TASK DETAILS:
Of all the lines below, output only those starting at the one with "-870,12 +888,9 @@" and ending at the one with "-1285,13 +1300,14 @@", both ends included, exactly as written.

SOURCE INFORMATION section start

@@ -50,8 +47,20 @@
   }
   float dz = rhs / w.C[kp];
   if (!a.droid && dz > 10.0f) dz = 0.0f;
-  a.disps[kp] += dz;
+  put(a.disps[kp] + dz);
   if (a.dz_out) a.dz_out[(int64_t)w.krow[k] * P + p] = dz;
+}
+
+template <int F>
+__global__ __launch_bounds__(TILE) void ba_retract_kernel(BAArgs a) {
+  const BAWs& w = a.w;
+  const int64_t nthr = (int64_t)gridDim.x * gridDim.y * TILE;
+  const int64_t gid = ((int64_t)blockIdx.y * gridDim.x + blockIdx.x) * TILE + threadIdx.x;
+  const int64_t ns = (int64_t)w.ld * w.ld;
+  for (int64_t i = gid; i < ns; i += nthr) w.S[i] = 0.0;
+  for (int64_t i = gid; i < (int64_t)w.ld - 1; i += nthr) w.Hd[i] = 0.0;
+  retract_pixel<F>(a);
+  if (a.last_iter && a.info_out && gid < 8) a.info_out[gid] = w.info[gid];
 }
 
 __global__ void clamp_min_kernel(float* __restrict__ x, int64_t n, float lo) {
diff --git a/vipe_amd/csrc/common.cuh b/vipe_amd/csrc/common.cuh
--- a/vipe_amd/csrc/common.cuh
+++ b/vipe_amd/csrc/common.cuh
@@ -35,6 +35,20 @@
 
 static inline hipStream_t as_stream(void* s) { return (hipStream_t)s; }
 
+struct vipe_conv_tail {
+  const float* coords1;
+  const unsigned char* mask;
+  float *target, *weight;
+  const int64_t* du;
+  float* damping;
+};
+int vipe_conv2d_fused_tail(const void* d_x0, int x0_ctot, int x0_coff, const void* d_x1, int x1_ctot, int x1_coff, int split,
+                           const void* d_w_packed, const float* d_bias, const float* d_extra, int extra_stride,
+                           int extra_off, void* d_y, int y_ctot, int y_coff, void* d_y2, int y2_ctot, int y2_coff,
+                           const void* d_net, int net_ctot, int net_coff, const void* d_z, float* d_fout,
+                           const void* d_accinit, int ai_ctot, int ai_coff, int B, int H, int W, int Cin, int Cout, int KH,
+                           int KW, int act, int mode, const vipe_conv_tail* tail, void* stream);
+
 constexpr int WAVE = 64;
 
 template <typename T>
diff --git a/vipe_amd/csrc/conv_epilogue.inc b/vipe_amd/csrc/conv_epilogue.inc
--- a/vipe_amd/csrc/conv_epilogue.inc
+++ b/vipe_amd/csrc/conv_epilogue.inc
@@ -79,18 +79,9 @@
             *reinterpret_cast<half4*>(a.y + m * a.y_ctot + a.y_coff + co) = o;
           }
         } else if (a.epi == EPI_HEADS) {
-          if (mok && co == 0) {
-            float4 o = make_float4((float)(half_t)v[0], (float)(half_t)v[1],
-                                   (float)(half_t)act_apply(v[2], VIPE_ACT_SIGMOID),
-                                   (float)(half_t)act_apply(v[3], VIPE_ACT_SIGMOID));
-            *reinterpret_cast<float4*>(a.fout + m * 4) = o;
-          }
+          if (mok && co == 0) store_heads(a, m, v[0], v[1], v[2], v[3]);
         } else if (a.epi == EPI_ETA) {
-          if (mok && co == 0) {
-            const float x = v[0];
-            const float sp = x > 20.0f ? x : log1pf(__expf(x));
-            a.fout[m] = 0.01f * (float)(half_t)sp;
-          }
+          if (mok && co == 0) store_eta(a, m, e, v[0]);
         }
       }
     }
diff --git a/vipe_amd/csrc/conv_mfma.hip b/vipe_amd/csrc/conv_mfma.hip
--- a/vipe_amd/csrc/conv_mfma.hip
+++ b/vipe_amd/csrc/conv_mfma.hip
@@ -32,6 +32,8 @@
   int ai_f32;
   int f_wp, f_hwp, f_tiles, f_pieces, f_xbytes, f_p1lo, f_p1hi;
   unsigned f_magic;
+  const float* coords1; const unsigned char* mask; float* target; float* weight;
+  const int64_t* du; float* damping;
 };
 
 constexpr int BNP = 128;
@@ -45,6 +47,28 @@
     case VIPE_ACT_SIGMOID: return 1.0f / (1.0f + __expf(-v));
     case VIPE_ACT_TANH: return tanhf(v);
     default: return v;
+  }
+}
+
+__device__ __forceinline__ void store_heads(const ConvArgs& a, int64_t m, float v0, float v1, float v2, float v3) {
+  const float4 o = make_float4((float)(half_t)v0, (float)(half_t)v1, (float)(half_t)act_apply(v2, VIPE_ACT_SIGMOID),
+                               (float)(half_t)act_apply(v3, VIPE_ACT_SIGMOID));
+  *reinterpret_cast<float4*>(a.fout + m * 4) = o;
+  if (a.target) {
+    const float2 c = reinterpret_cast<const float2*>(a.coords1)[m];
+    const bool msk = a.mask && a.mask[m];
+    reinterpret_cast<float2*>(a.target)[m] = make_float2(c.x + o.x, c.y + o.y);
+    reinterpret_cast<float2*>(a.weight)[m] = msk ? make_float2(0.f, 0.f) : make_float2(o.z, o.w);
+  }
+}
+
+__device__ __forceinline__ void store_eta(const ConvArgs& a, int64_t m, int e, float x) {
+  const float sp = x > 20.0f ? x : log1pf(__expf(x));
+  const float o = 0.01f * (float)(half_t)sp;
+  a.fout[m] = o;
+  if (a.damping) {
+    const int64_t hw = (int64_t)a.H * a.W;
+    a.damping[a.du[e] * hw + (m - e * hw)] = o;
   }
 }
 
@@ -738,15 +762,9 @@
       const float v[8] = {v0.x + bv[0], v0.y + bv[1], v0.z + bv[2], v0.w + bv[3],
                           v1.x + bv[4], v1.y + bv[5], v1.z + bv[6], v1.w + bv[7]};
       if (a.epi == EPI_HEADS) {
-        if (ch == 0)
-          *reinterpret_cast<float4*>(a.fout + m * 4) =
-              make_float4((float)(half_t)v[0], (float)(half_t)v[1], (float)(half_t)act_apply(v[2], VIPE_ACT_SIGMOID),
-                          (float)(half_t)act_apply(v[3], VIPE_ACT_SIGMOID));
+        if (ch == 0) store_heads(a, m, v[0], v[1], v[2], v[3]);
       } else if (a.epi == EPI_ETA) {
-        if (ch == 0) {
-          const float sp = v[0] > 20.0f ? v[0] : log1pf(__expf(v[0]));
-          a.fout[m] = 0.01f * (float)(half_t)sp;
-        }
+        if (ch == 0) store_eta(a, m, e, v[0]);
       } else {
         half_t* dst = a.y + m * a.y_ctot + a.y_coff + co;
         half8 o;
@@ -870,12 +888,9 @@
       if (a.extra && q < a.Cout) v[q] += a.extra[(int64_t)e * a.extra_stride + a.extra_off + q];
     }
     if (a.epi == EPI_HEADS) {
-      *reinterpret_cast<float4*>(a.fout + m * 4) =
-          make_float4((float)(half_t)v[0], (float)(half_t)v[1], (float)(half_t)act_apply(v[2], VIPE_ACT_SIGMOID),
-                      (float)(half_t)act_apply(v[3], VIPE_ACT_SIGMOID));
+      store_heads(a, m, v[0], v[1], v[2], v[3]);
     } else if (a.epi == EPI_ETA) {
-      const float sp = v[0] > 20.0f ? v[0] : log1pf(__expf(v[0]));
-      a.fout[m] = 0.01f * (float)(half_t)sp;
+      store_eta(a, m, e, v[0]);
     } else {
       half_t* dst = a.y + m * a.y_ctot + a.y_coff;
       for (int q = 0; q < a.Cout; ++q) dst[q] = (half_t)act_apply(v[q], a.act);
@@ -1285,13 +1300,14 @@
   return launch_conv(a, as_stream(stream));
 }
 
-VIPE_EXPORT int vipe_conv2d_fused(const void* d_x0, int x0_ctot, int x0_coff, const void* d_x1, int x1_ctot,
-                                  int x1_coff, int split, const void* d_w_packed, const float* d_bias,
-                                  const float* d_extra, int extra_stride, int extra_off, void* d_y, int y_ctot,
-                                  int y_coff, void* d_y2, int y2_ctot, int y2_coff, const void* d_net, int net_ctot,
-                                  int net_coff, const void* d_z, float* d_fout, const void* d_accinit, int ai_ctot,
-                                  int ai_coff, int B, int H, int W, int Cin, int Cout, int KH, int KW, int act, int mode,
-                                  void* stream) {
+}
+
+int vipe_conv2d_fused_tail(const void* d_x0, int x0_ctot, int x0_coff, const void* d_x1, int x1_ctot, int x1_coff, int split,
+                           const void* d_w_packed, const float* d_bias, const float* d_extra, int extra_stride,
+                           int extra_off, void* d_y, int y_ctot, int y_coff, void* d_y2, int y2_ctot, int y2_coff,
+                           const void* d_net, int net_ctot, int net_coff, const void* d_z, float* d_fout,
+                           const void* d_accinit, int ai_ctot, int ai_coff, int B, int H, int W, int Cin, int Cout, int KH,
+                           int KW, int act, int mode, const vipe_conv_tail* tail, void* stream) {
   VIPE_CHECK_ARG(d_x0 && d_w_packed && d_bias);
   VIPE_CHECK_ARG(!d_accinit || (ai_ctot % 4 == 0 && ai_coff % 4 == 0 && ai_coff + Cout <= ai_ctot));
   VIPE_CHECK_ARG(B >= 0 && H > 0 && W > 0 && Cin > 0 && Cout > 0 && (KH & 1) && (KW & 1));
@@ -1323,7 +1339,26 @@
   a.accinit = (const half_t*)d_accinit; a.ai_ctot = ai_ctot; a.ai_coff = ai_coff; a.ai_f32 = ai_f32;
   a.B = B; a.H = H; a.W = W; a.Cin = Cin; a.Cout = Cout; a.KH = KH; a.KW = KW;
   a.act = act; a.epi = mode;
+  if (tail && mode == EPI_HEADS && tail->target) {
+    VIPE_CHECK_ARG(tail->coords1 && tail->weight);
+    a.coords1 = tail->coords1; a.mask = tail->mask; a.target = tail->target; a.weight = tail->weight;
+  }
+  if (tail && mode == EPI_ETA && tail->damping) {
+    VIPE_CHECK_ARG(tail->du);
+    a.du = tail->du; a.damping = tail->damping;
+  }
   return launch_conv(a, as_stream(stream));
 }
 
-}
+VIPE_EXPORT int vipe_conv2d_fused(const void* d_x0, int x0_ctot, int x0_coff, const void* d_x1, int x1_ctot,
+                                  int x1_coff, int split, const void* d_w_packed, const float* d_bias,
+                                  const float* d_extra, int extra_stride, int extra_off, void* d_y, int y_ctot,
+                                  int y_coff, void* d_y2, int y2_ctot, int y2_coff, const void* d_net, int net_ctot,
+                                  int net_coff, const void* d_z, float* d_fout, const void* d_accinit, int ai_ctot,
+                                  int ai_coff, int B, int H, int W, int Cin, int Cout, int KH, int KW, int act, int mode,
+                                  void* stream) {
+  return vipe_conv2d_fused_tail(d_x0, x0_ctot, x0_coff, d_x1, x1_ctot, x1_coff, split, d_w_packed, d_bias, d_extra,
+                                extra_stride, extra_off, d_y, y_ctot, y_coff, d_y2, y2_ctot, y2_coff, d_net, net_ctot,
+                                net_coff, d_z, d_fout, d_accinit, ai_ctot, ai_coff, B, H, W, Cin, Cout, KH, KW, act, mode,
+                                nullptr, stream);
+}
diff --git a/vipe_amd/csrc/update_op.hip b/vipe_amd/csrc/update_op.hip
--- a/vipe_amd/csrc/update_op.hip
+++ b/vipe_amd/csrc/update_op.hip
@@ -30,15 +30,27 @@
   if (i < n_eta) damping[du[i / P] * P + i % P] = eta[i];
 }
 
+int global_context(const vipe_update_weights* wt, const vipe_update_buffers* b, const void* d_net, void* stream) {
+  const int E = b->E, H = b->H, W = b->W;
+  hipStream_t s = as_stream(stream);
+  if (hipMemsetAsync(b->glo, 0, sizeof(float) * 128 * (size_t)E, s) != hipSuccess) return VIPE_EINVAL;
+  const int rc = vipe_conv2d_fused(d_net, 128, 0, nullptr, 0, 0, 128, wt->gw_w, wt->gw_b, nullptr, 0, 0, nullptr, 0, 0, nullptr, 0,
+                                   0, d_net, 128, 0, nullptr, b->glo, nullptr, 0, 0, E, H, W, 128, 128, 1, 1, VIPE_ACT_NONE, 1,
+                                   stream);
+  if (rc != VIPE_OK) return rc;
+  glo_gemm_kernel<<<E, 384, 0, s>>>(b->glo, wt->glo_wT, wt->glo_b, b->extra, 1.0f / (float)(H * W));
+  return VIPE_OK;
+}
+
 }
 
 namespace {
 hipEvent_t* operator_events() {
-  static thread_local hipEvent_t ev[64][4] = {};
+  static thread_local hipEvent_t ev[64][5] = {};
   int d = 0;
   (void)hipGetDevice(&d);
   hipEvent_t* e = ev[d & 63];
-  for (int i = 0; i < 4; ++i)
+  for (int i = 0; i < 5; ++i)
     if (!e[i] && hipEventCreateWithFlags(&e[i], hipEventDisableTiming) != hipSuccess) return nullptr;
   return e;
 }
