class sx_head_dropout_args(C.Structure):
    _fields_ = [("src", C.c_void_p), ("B", C.c_int32), ("Fs", C.c_int32), ("Ds", C.c_int32), ("Fo", C.c_int32),
                ("HW", C.c_int64), ("Dk", C.c_int32), ("dmap", C.c_int32), ("K", C.c_int32), ("_pad", C.c_int32),
                ("Wc", C.c_void_p), ("bc", C.c_void_p), ("p", C.c_float), ("_pad2", C.c_uint32), ("seed", C.c_uint64),
                ("seed_dev", C.c_void_p), ("part", C.c_void_p), ("part_floats", C.c_int64)]


class sx_resample_grid(C.Structure):
    _fields_ = [("lin", C.c_int32 * 3), ("lout", C.c_int32 * 3), ("ratio", C.c_float * 3)]


_P, _I, _L, _F, _U64, _D = C.c_void_p, C.c_int32, C.c_int64, C.c_float, C.c_uint64, C.c_double

_PROTOS = {
    "sx_gemm": [C.POINTER(sx_gemm_args), _P],
    "sx_gemm_debug_set": [C.c_char_p, _L],
    "sx_attn_probs_fwd": [C.POINTER(sx_attn_probs_args), _P],
    "sx_attn_consist_fwd": [C.POINTER(sx_consist_args), _P],
    "sx_attn_consist_bwd": [C.POINTER(sx_consist_args), _P, _P, _I, _I, _L, _L, _P, _P, _P, _L, _L, _P],
    "sx_clamp_if": [_P, _L, _I, _L, _P, _F, _P, _L, _P, _L, _P],
    "sx_reduce_max": [_P, _L, _P, _P],
    "sx_pos_lsinu_fwd": [_P, _P, _L, _I, _P, _P, _I, _P, _P],
    "sx_pos_lsinu_bwd": [_P, _P, _L, _I, _P, _P, _I, _P, _P, _P, _P, _P, _L, _P],
    "sx_prologue_fwd": [_P, _L, _I, _I, _P, _P, _P, _I, _L, _F, _P, _F, _U64, _P, _P, _I, _P, _P],
    "sx_prologue_bwd": [_P, _P, _L, _I, _I, _P, _P, _P, _I, _L, _F, _P, _F, _U64, _P, _P, _P, _P, _P, _P, _P, _P, _L, _P],
    "sx_softmax_fwd": [_P, _L, _I, _L, _P, _F, _F, _U64, _P, _P, _L, _I, _P, _P, _P],
    "sx_softmax_bwd": [_P, _L, _P, _L, _P, _L, _I, _P, _F, _F, _U64, _P, _L, _P, _L, _I, _P],
    "sx_softmax_posbias_fwd": [_P, _L, _I, _L, _P, _F, _F, _U64, _P, _P, _L, _I, _P, _P, C.POINTER(sx_posbias), _P],
    "sx_softmax_posbias_bwd": [_P, _L, _P, _L, _P, _L, _I, _P, _F, _F, _U64, _P, _L, _P, _L, _I, C.POINTER(sx_posbias),
                               _P, _P, _L, _P],
    "sx_layernorm_fwd": [_P, _L, _I, _P, _P, _P, _I, _P, _P],
    "sx_layernorm_bwd": [_P, _P, _L, _I, _P, _P, _P, _I, _P, _P, _P, _L, _P],
    "sx_ln_softaggr_fwd": [_P, _I, _I, _I, _I, _P, _P, _P, _P, _F, _U64, _P, _P, _P, _P, _P],
    "sx_ln_softaggr_bwd": [_P, _P, _I, _I, _I, _I, _P, _P, _P, _F, _U64, _P, _P, _P, _P, _I, _P, _P, _P, _P, _P, _L, _P],
    "sx_softaggr_fwd": [_P, _I, _I, _I, _I, _P, _P, _P, _P, _P],
    "sx_softaggr_bwd": [_P, _P, _I, _I, _I, _I, _P, _P, _P, _P, _P],
    "sx_gelu_bwd": [_P, _P, _L, _F, _U64, _P, _P, _I, _P],
    "sx_seed_derive": [_P, _U64, _P, _P],
# ... 48 lines not shown
    global _lib
    if _lib is None:
        if not os.path.isfile(LIB_PATH):
            raise SxError("segtran_b200: %s is missing - run `python -c 'import __graft_entry__ as g; g.build()'` "
                          "or `make` at the repo root (there is no CPU / PyTorch fallback)" % LIB_PATH)
        l = C.CDLL(LIB_PATH)
        l.sx_version.restype = C.c_int
        l.sx_last_error.restype = C.c_char_p
        l.sx_device_info.argtypes = [C.POINTER(C.c_int)] * 3
        l.sx_device_info.restype = C.c_int
        for name, at in _PROTOS.items():
            f = getattr(l, name)
            f.argtypes = at
            f.restype = C.c_int
        _lib = l
    return _lib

SOURCE INFORMATION section end

COMPLETED EXERCISE:
@@ -870,12 +888,9 @@
       if (a.extra && q < a.Cout) v[q] += a.extra[(int64_t)e * a.extra_stride + a.extra_off + q];
     }
     if (a.epi == EPI_HEADS) {
-      *reinterpret_cast<float4*>(a.fout + m * 4) =
-          make_float4((float)(half_t)v[0], (float)(half_t)v[1], (float)(half_t)act_apply(v[2], VIPE_ACT_SIGMOID),
-                      (float)(half_t)act_apply(v[3], VIPE_ACT_SIGMOID));
+      store_heads(a, m, v[0], v[1], v[2], v[3]);
     } else if (a.epi == EPI_ETA) {
-      const float sp = v[0] > 20.0f ? v[0] : log1pf(__expf(v[0]));
-      a.fout[m] = 0.01f * (float)(half_t)sp;
+      store_eta(a, m, e, v[0]);
     } else {
       half_t* dst = a.y + m * a.y_ctot + a.y_coff;
       for (int q = 0; q < a.Cout; ++q) dst[q] = (half_t)act_apply(v[q], a.act);
@@ -1285,13 +1300,14 @@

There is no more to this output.